Work task -
Can you find the lines of the listing that include "soff" and copy every one?

============================================================

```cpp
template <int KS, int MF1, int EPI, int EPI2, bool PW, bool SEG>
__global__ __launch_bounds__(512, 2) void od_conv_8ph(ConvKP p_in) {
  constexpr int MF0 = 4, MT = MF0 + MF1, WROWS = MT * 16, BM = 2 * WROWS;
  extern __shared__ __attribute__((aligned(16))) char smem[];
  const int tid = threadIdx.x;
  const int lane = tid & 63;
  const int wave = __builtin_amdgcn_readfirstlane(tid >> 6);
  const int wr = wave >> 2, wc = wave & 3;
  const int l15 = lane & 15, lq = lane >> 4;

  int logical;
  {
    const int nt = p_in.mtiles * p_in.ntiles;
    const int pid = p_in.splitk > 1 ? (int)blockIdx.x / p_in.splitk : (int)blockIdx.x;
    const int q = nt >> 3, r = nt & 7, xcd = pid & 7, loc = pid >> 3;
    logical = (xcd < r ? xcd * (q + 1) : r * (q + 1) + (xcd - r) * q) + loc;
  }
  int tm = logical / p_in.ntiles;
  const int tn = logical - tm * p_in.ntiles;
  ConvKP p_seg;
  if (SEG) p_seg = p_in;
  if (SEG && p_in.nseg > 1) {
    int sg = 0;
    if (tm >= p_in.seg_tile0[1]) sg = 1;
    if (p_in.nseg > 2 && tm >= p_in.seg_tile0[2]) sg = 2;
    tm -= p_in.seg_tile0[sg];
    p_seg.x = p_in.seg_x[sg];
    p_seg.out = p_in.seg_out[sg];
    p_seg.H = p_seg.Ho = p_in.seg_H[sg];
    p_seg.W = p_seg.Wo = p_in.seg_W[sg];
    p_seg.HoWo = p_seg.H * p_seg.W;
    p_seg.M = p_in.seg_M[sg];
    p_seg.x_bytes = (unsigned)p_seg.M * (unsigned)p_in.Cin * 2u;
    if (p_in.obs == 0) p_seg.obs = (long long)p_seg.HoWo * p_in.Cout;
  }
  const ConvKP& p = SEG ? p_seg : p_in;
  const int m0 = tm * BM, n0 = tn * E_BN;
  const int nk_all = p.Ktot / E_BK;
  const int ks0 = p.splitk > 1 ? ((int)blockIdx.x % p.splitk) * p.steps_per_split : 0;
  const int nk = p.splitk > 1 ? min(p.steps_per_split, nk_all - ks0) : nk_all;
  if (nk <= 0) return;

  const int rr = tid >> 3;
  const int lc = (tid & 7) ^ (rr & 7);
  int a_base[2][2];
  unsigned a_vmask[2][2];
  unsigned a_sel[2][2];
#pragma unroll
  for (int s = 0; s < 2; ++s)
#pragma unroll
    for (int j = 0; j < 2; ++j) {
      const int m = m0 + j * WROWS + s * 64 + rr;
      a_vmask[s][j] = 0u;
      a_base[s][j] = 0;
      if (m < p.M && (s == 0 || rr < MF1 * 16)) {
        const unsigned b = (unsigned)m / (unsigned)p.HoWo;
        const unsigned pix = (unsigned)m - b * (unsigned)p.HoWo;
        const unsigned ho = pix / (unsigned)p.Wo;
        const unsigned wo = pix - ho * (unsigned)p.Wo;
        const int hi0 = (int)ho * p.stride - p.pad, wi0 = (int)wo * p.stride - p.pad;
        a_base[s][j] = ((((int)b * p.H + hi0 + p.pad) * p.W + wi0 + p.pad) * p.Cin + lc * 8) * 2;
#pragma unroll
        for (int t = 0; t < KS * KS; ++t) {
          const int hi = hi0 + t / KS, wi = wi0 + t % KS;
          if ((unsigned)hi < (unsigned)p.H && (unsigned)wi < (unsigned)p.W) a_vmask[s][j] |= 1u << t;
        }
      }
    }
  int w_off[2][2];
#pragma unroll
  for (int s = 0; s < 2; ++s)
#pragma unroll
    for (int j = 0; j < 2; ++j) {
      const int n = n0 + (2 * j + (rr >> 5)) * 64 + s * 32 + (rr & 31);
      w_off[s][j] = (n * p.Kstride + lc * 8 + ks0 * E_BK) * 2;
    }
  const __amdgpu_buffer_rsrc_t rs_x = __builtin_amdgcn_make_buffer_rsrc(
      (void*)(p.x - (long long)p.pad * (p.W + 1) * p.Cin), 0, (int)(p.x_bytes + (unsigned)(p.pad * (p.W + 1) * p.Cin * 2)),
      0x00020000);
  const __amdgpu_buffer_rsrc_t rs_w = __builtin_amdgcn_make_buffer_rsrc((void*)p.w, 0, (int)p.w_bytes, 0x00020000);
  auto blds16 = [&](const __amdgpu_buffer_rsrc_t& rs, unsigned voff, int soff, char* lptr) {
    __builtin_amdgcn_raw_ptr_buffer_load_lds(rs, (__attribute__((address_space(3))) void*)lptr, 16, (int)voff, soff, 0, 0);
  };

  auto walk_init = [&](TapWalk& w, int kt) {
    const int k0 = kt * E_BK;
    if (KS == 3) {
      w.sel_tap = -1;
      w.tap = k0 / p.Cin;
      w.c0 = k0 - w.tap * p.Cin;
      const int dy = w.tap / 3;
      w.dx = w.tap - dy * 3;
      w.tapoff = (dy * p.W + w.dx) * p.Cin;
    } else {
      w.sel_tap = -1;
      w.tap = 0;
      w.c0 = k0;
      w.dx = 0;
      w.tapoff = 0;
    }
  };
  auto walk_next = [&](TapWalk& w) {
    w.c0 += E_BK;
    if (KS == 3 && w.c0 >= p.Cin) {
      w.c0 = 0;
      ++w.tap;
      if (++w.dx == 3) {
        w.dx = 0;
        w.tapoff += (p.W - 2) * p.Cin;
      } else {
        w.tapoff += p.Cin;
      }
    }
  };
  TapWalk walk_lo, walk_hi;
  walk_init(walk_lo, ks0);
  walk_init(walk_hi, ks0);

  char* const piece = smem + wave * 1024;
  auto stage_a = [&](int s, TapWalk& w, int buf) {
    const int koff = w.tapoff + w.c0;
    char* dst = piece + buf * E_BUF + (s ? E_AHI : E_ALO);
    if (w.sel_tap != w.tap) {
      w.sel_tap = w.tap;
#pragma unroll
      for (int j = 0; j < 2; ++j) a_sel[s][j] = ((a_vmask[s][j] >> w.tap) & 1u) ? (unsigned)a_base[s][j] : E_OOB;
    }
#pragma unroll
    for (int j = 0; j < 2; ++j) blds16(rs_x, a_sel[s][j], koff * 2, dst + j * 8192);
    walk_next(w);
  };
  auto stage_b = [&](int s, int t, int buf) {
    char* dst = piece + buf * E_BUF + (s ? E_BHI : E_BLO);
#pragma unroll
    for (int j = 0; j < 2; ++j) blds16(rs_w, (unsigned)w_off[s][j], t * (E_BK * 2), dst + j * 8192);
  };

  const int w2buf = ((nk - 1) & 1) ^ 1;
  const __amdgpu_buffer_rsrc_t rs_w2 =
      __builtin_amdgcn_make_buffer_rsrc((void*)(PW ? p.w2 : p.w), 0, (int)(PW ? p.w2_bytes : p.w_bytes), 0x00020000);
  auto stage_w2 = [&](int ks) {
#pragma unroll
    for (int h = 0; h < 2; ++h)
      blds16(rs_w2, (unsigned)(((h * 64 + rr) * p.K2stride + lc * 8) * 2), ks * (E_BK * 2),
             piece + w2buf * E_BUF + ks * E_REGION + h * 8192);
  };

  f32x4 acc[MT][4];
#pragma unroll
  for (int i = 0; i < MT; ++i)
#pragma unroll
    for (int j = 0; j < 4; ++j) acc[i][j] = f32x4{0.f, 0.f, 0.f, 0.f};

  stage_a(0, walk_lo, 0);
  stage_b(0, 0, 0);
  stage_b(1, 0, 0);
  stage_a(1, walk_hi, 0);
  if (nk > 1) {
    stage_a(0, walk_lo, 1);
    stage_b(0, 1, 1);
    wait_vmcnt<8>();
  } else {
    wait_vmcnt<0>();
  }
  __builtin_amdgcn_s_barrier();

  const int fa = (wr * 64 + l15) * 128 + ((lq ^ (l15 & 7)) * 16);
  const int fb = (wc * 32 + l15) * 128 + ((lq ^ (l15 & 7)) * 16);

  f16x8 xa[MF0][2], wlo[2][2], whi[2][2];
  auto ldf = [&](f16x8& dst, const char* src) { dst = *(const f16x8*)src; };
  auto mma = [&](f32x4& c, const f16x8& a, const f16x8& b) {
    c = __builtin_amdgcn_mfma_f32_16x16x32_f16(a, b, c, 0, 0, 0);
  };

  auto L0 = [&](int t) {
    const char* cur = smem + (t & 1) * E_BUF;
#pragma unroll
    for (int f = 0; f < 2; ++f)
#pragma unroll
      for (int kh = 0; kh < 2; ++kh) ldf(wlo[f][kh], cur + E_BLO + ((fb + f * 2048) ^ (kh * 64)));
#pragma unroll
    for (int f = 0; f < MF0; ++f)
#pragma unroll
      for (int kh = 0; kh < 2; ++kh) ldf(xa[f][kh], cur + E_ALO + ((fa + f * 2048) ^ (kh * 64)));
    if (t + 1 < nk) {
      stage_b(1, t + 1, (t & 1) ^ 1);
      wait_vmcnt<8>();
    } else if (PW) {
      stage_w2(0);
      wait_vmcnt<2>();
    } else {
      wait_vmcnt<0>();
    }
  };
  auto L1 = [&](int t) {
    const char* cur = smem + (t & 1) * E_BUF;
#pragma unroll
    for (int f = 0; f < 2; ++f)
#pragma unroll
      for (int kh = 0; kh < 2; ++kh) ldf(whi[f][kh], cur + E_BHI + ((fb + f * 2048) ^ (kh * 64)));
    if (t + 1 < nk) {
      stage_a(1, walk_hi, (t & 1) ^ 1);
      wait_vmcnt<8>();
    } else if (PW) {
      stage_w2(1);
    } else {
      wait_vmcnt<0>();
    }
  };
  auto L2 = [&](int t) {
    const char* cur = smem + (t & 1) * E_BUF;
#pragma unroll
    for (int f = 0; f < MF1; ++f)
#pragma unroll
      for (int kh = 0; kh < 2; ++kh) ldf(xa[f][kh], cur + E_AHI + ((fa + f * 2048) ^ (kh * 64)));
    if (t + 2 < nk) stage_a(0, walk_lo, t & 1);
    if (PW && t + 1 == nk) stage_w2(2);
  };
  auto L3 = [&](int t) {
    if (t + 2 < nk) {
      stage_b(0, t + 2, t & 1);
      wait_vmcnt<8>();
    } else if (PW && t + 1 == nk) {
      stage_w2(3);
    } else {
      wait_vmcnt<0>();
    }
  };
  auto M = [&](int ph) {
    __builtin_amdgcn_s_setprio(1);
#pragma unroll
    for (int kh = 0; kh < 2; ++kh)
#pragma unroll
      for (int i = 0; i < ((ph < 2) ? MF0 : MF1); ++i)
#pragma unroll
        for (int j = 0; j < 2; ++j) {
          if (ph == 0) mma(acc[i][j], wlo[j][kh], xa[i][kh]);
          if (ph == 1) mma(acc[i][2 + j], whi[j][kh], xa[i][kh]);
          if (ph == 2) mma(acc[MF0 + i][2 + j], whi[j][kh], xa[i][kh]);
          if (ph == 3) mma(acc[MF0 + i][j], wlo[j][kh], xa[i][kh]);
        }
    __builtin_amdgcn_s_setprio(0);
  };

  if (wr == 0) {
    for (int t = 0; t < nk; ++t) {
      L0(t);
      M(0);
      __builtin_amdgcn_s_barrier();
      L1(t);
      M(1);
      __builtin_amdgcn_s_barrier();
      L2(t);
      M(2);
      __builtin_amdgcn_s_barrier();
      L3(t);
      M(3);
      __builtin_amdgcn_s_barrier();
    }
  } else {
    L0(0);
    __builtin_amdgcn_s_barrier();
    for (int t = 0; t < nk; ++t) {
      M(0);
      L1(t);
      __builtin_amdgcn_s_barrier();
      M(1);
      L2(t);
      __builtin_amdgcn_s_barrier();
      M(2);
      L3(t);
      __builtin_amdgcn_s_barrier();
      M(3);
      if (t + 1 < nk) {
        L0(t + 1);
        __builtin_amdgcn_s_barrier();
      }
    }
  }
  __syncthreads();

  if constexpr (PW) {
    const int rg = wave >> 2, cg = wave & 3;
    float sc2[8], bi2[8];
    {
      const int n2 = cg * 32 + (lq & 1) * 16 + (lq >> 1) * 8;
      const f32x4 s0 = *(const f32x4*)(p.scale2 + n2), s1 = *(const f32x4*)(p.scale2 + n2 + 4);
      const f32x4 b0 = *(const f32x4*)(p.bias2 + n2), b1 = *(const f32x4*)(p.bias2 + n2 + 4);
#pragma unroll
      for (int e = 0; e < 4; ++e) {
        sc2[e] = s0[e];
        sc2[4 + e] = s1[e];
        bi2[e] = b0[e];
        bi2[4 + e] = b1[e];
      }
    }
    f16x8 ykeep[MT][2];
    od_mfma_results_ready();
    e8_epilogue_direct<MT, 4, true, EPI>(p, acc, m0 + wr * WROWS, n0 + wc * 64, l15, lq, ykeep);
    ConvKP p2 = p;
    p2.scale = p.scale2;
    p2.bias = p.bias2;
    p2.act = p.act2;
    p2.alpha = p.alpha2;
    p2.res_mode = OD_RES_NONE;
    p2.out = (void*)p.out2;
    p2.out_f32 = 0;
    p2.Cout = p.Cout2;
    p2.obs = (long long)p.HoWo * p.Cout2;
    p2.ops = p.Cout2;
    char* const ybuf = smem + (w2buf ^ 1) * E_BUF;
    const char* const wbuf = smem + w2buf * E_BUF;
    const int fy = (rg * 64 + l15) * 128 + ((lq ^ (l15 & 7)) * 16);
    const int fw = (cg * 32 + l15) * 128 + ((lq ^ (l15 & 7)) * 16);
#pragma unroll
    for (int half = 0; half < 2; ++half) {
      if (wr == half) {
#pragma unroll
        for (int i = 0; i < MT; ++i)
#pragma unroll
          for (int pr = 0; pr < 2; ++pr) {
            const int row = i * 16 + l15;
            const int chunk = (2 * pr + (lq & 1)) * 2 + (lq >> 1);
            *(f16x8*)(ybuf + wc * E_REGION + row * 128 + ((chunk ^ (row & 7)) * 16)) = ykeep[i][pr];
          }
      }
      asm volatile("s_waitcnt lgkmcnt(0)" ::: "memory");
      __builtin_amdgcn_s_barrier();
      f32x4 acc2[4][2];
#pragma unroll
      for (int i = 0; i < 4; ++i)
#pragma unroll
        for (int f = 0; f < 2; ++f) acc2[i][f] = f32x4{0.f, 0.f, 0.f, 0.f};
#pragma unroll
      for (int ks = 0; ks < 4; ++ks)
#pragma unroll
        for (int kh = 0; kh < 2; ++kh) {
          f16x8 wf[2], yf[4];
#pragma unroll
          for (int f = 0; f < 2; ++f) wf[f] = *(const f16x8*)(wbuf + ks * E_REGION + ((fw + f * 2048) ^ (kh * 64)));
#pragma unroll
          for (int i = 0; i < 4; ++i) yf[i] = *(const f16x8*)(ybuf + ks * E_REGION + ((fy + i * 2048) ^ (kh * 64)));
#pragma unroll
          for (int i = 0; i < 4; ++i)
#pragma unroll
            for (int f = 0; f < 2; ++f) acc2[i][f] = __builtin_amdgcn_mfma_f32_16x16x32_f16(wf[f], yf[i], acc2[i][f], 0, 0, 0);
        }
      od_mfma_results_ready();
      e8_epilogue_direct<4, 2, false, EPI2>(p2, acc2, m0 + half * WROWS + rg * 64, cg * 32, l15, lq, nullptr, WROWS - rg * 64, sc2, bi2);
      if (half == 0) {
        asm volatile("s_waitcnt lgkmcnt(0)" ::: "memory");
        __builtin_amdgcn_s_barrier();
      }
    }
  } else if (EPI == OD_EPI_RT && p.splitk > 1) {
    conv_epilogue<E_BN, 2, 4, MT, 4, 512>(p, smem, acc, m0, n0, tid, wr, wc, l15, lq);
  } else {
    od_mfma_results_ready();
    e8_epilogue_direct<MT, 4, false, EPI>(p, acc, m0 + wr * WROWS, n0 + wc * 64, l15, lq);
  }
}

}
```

============================================================

Response below -
  auto blds16 = [&](const __amdgpu_buffer_rsrc_t& rs, unsigned voff, int soff, char* lptr) {
    __builtin_amdgcn_raw_ptr_buffer_load_lds(rs, (__attribute__((address_space(3))) void*)lptr, 16, (int)voff, soff, 0, 0);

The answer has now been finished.